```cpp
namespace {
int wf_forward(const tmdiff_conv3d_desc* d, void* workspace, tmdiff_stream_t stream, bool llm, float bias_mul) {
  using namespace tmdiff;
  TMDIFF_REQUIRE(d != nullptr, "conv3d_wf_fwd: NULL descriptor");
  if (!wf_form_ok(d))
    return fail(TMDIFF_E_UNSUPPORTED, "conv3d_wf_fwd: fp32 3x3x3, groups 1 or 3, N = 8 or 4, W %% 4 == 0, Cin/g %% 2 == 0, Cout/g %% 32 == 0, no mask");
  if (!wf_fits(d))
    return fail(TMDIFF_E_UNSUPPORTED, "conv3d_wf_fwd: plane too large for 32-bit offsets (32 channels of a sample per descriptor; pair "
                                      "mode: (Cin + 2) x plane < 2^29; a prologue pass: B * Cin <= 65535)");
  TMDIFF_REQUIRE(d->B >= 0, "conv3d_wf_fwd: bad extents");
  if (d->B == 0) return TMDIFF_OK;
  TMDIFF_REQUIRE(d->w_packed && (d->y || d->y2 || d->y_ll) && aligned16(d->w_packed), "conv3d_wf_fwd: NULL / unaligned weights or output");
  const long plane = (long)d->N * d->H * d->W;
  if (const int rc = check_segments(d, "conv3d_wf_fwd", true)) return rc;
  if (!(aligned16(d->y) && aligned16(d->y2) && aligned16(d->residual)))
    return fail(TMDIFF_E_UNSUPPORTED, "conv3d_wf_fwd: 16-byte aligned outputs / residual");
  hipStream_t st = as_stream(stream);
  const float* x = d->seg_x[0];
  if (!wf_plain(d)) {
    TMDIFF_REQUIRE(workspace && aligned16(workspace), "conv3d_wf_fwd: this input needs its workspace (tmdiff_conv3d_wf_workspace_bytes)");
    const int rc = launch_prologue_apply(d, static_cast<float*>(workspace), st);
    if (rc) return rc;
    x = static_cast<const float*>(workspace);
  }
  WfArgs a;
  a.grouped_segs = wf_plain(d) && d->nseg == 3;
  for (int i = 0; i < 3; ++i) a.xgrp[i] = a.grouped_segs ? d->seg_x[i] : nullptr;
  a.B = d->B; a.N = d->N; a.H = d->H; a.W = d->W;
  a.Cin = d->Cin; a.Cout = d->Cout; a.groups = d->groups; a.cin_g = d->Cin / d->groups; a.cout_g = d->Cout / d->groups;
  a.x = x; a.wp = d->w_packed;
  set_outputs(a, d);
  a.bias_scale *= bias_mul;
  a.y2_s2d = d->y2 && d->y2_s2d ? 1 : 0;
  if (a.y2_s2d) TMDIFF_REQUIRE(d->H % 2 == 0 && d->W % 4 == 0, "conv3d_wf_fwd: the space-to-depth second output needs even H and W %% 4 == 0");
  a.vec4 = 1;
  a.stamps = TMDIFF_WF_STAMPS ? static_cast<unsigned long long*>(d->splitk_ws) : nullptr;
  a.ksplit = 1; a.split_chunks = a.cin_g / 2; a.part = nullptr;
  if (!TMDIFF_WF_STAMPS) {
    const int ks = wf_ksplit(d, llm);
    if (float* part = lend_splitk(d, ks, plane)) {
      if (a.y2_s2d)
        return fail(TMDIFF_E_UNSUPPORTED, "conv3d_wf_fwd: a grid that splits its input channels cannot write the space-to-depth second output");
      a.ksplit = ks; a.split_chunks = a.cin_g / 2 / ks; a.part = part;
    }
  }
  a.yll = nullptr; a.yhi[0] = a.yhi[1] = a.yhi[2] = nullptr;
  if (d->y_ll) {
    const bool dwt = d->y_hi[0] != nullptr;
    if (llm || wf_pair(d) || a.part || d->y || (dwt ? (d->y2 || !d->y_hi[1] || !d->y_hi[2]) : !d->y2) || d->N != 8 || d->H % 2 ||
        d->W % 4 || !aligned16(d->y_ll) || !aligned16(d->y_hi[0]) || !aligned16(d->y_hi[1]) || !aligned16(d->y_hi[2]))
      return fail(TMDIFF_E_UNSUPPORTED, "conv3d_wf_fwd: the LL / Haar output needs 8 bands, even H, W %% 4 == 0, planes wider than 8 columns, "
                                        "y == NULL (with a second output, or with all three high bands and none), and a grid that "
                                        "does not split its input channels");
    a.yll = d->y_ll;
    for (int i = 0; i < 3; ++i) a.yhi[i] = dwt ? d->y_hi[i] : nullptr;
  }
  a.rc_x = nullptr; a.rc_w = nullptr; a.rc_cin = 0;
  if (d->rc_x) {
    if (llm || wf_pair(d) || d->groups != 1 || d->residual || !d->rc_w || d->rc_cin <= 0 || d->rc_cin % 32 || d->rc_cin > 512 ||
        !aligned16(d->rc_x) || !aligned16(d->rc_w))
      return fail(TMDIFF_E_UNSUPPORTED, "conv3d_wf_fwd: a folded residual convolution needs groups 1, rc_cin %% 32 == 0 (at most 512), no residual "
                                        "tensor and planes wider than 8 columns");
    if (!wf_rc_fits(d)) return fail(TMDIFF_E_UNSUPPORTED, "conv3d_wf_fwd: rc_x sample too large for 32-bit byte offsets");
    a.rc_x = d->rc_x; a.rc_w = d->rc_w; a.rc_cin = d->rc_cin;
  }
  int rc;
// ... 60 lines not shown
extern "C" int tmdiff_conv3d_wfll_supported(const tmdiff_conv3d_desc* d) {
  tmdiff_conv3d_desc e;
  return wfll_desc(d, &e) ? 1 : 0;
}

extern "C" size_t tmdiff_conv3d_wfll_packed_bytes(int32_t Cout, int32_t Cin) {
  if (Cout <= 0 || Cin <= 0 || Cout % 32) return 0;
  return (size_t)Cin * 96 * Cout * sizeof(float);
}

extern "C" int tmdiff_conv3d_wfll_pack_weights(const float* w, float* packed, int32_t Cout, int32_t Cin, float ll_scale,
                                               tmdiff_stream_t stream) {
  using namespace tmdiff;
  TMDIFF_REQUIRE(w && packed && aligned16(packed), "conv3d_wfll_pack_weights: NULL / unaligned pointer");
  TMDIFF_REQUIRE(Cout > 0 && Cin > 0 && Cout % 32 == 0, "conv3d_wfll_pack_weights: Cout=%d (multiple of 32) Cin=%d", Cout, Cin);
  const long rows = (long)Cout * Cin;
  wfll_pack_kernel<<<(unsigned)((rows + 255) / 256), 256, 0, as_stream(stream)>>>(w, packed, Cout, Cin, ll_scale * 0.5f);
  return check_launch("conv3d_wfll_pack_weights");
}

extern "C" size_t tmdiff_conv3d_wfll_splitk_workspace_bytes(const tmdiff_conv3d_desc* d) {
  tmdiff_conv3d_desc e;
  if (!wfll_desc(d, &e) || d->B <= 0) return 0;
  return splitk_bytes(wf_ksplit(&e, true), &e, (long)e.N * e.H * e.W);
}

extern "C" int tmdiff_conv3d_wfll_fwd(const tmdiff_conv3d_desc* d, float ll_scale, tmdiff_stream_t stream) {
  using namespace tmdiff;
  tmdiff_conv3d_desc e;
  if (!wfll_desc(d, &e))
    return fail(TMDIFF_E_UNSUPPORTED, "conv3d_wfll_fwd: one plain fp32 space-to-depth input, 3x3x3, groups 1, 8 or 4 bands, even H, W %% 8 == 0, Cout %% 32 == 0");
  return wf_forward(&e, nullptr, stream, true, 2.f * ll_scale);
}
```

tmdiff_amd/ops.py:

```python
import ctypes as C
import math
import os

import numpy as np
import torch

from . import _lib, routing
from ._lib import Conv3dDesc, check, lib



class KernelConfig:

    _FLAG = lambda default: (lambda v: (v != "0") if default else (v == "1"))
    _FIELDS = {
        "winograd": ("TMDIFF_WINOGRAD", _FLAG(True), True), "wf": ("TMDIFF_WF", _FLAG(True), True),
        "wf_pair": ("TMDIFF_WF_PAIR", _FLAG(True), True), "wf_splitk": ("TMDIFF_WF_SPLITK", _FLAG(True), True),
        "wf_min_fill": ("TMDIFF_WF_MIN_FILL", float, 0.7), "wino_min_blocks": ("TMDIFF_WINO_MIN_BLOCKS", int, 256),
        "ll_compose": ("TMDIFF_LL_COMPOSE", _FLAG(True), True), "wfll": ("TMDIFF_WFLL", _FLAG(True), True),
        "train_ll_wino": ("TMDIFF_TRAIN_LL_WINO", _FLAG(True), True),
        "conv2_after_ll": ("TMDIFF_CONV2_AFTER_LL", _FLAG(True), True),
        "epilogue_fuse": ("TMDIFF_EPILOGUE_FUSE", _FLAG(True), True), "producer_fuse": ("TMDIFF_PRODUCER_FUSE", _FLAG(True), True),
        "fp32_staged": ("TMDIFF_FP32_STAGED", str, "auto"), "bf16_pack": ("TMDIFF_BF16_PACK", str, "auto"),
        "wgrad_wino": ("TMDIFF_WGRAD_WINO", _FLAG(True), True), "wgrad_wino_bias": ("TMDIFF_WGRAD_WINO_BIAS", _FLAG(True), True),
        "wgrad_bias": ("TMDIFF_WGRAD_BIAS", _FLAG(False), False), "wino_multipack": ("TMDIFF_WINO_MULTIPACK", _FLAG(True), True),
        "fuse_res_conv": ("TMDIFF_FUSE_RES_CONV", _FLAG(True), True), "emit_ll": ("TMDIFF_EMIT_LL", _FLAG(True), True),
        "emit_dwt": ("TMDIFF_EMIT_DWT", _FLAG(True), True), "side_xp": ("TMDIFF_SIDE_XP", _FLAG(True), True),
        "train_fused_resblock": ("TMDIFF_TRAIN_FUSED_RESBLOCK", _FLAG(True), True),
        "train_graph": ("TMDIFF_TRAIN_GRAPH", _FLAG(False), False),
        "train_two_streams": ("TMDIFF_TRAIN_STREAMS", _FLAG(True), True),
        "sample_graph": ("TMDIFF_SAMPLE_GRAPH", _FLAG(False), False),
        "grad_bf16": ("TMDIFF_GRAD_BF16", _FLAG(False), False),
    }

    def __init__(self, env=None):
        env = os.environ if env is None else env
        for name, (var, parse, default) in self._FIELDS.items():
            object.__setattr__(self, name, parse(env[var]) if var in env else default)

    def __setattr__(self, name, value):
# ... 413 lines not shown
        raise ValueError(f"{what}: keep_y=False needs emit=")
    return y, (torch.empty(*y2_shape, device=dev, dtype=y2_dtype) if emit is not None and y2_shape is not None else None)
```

━━━━

The string "shown" may occur in the listing; show every line where it does.

**Answer for the task:**
// ... 60 lines not shown
# ... 413 lines not shown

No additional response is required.